## Requirement
Copy out all lines of the records in which the word "Cout" appears.

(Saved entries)

====

@@ -717,14 +842,24 @@
 }
 }
 
+static int wino_bg_check(const ivx_conv_desc *d, int32_t tile, const void *bg, const char *who) {
+  if (bg && !ivx_conv_winograd_bg_supported(d, tile)) {
+    ivx_set_error("%s: the layer does not take the background form (ivx_conv_winograd_bg_supported)", who);
+    return IVX_ERR_UNSUPPORTED;
+  }
+  return IVX_OK;
+}
+
 static int wino_input_impl(const ivx_conv_desc *d, int32_t tile, const void *in, void *workspace, int64_t workspace_bytes,
-                           const float *partials, int32_t n_partials, ivx_stream_t stream) {
+                           const float *partials, int32_t n_partials, const int32_t *bg, ivx_stream_t stream) {
   WinoDims w;
   WinoP p;
   float dummy;
   IVX_REQUIRE(in, "ivx_conv_winograd_input: null argument");
   int rc = wino_setup(d, tile, in, nullptr, nullptr, &dummy, &dummy, workspace, workspace_bytes, &w, &p, "ivx_conv_winograd_input");
   if (rc != IVX_OK) return rc;
+  if ((rc = wino_bg_check(d, tile, bg, "ivx_conv_winograd_input")) != IVX_OK) return rc;
+  p.bg = bg;
   if (d->wino_operands == IVX_F16_PAIR) {
     static const bool one_wg = !(getenv("IVX_WINO_AMAX_ONE_WG") && atoi(getenv("IVX_WINO_AMAX_ONE_WG")) == 0);
     const bool write_form = partials && n_partials <= 65536 && one_wg;
@@ -762,17 +897,23 @@
 
 extern "C" int ivx_conv_winograd_input(const ivx_conv_desc *d, int32_t tile, const void *in, void *workspace, int64_t workspace_bytes,
                                        ivx_stream_t stream) {
-  return wino_input_impl(d, tile, in, workspace, workspace_bytes, nullptr, 0, stream);
+  return wino_input_impl(d, tile, in, workspace, workspace_bytes, nullptr, 0, nullptr, stream);
 }
 
 extern "C" int ivx_conv_winograd_input_amax(const ivx_conv_desc *d, int32_t tile, const void *in, void *workspace, int64_t workspace_bytes,
                                             const float *partials, int32_t n_partials, ivx_stream_t stream) {
   IVX_REQUIRE(!partials || n_partials > 0, "ivx_conv_winograd_input_amax: partials without a count");
-  return wino_input_impl(d, tile, in, workspace, workspace_bytes, partials, n_partials, stream);
-}
-
-extern "C" int ivx_conv_winograd_gemm(const ivx_conv_desc *d, int32_t tile, const float *u, void *workspace, int64_t workspace_bytes,
-                                      ivx_stream_t stream) {
+  return wino_input_impl(d, tile, in, workspace, workspace_bytes, partials, n_partials, nullptr, stream);
+}
+
+extern "C" int ivx_conv_winograd_input_bg(const ivx_conv_desc *d, int32_t tile, const void *in, void *workspace, int64_t workspace_bytes,
+                                          const float *partials, int32_t n_partials, const int32_t *bg, ivx_stream_t stream) {
+  IVX_REQUIRE(!partials || n_partials > 0, "ivx_conv_winograd_input_bg: partials without a count");
+  return wino_input_impl(d, tile, in, workspace, workspace_bytes, partials, n_partials, bg, stream);
+}
+
+static int wino_gemm_impl(const ivx_conv_desc *d, int32_t tile, const float *u, void *workspace, int64_t workspace_bytes, const int32_t *bg,
+                          ivx_stream_t stream) {
   WinoDims w;
   WinoP p;
   float dummy;
@@ -783,11 +924,22 @@
   const long long el = d->wino_operands == IVX_F16_PAIR ? 2 : 1;
   g.in_dtype = d->wino_operands;
   const unsigned *us = p.hdr ? reinterpret_cast<const unsigned *>(u + (int64_t)w.n2 * d->Cout * d->KW * d->Cin + 1) : nullptr;
+  if ((rc = wino_bg_check(d, tile, bg, "ivx_conv_winograd_gemm")) != IVX_OK) return rc;
   rc = ivx_conv_grouped_launch(&g, w.n2, p.V, el * w.v_stride, u, el * d->Cout * d->KW * d->Cin, p.Mw, w.m_stride, (hipStream_t)stream, us,
-                               p.hdr ? const_cast<unsigned *>(p.hdr) + 1 : nullptr);
+                               p.hdr ? const_cast<unsigned *>(p.hdr) + 1 : nullptr, bg ? bg + 1 : nullptr);
   if (rc != IVX_OK) return rc;
   IVX_CHECK_LAUNCH("ivx_conv_winograd_gemm");
   return IVX_OK;
+}
+
+extern "C" int ivx_conv_winograd_gemm(const ivx_conv_desc *d, int32_t tile, const float *u, void *workspace, int64_t workspace_bytes,
+                                      ivx_stream_t stream) {
+  return wino_gemm_impl(d, tile, u, workspace, workspace_bytes, nullptr, stream);
+}
+
+extern "C" int ivx_conv_winograd_gemm_bg(const ivx_conv_desc *d, int32_t tile, const float *u, void *workspace, int64_t workspace_bytes,
+                                         const int32_t *bg, ivx_stream_t stream) {
+  return wino_gemm_impl(d, tile, u, workspace, workspace_bytes, bg, stream);
 }
 
 extern "C" int ivx_conv_winograd_fused_supported(const ivx_conv_desc *d, int32_t tile) {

====

## Task answer
   const unsigned *us = p.hdr ? reinterpret_cast<const unsigned *>(u + (int64_t)w.n2 * d->Cout * d->KW * d->Cin + 1) : nullptr;
   rc = ivx_conv_grouped_launch(&g, w.n2, p.V, el * w.v_stride, u, el * d->Cout * d->KW * d->Cin, p.Mw, w.m_stride, (hipStream_t)stream, us,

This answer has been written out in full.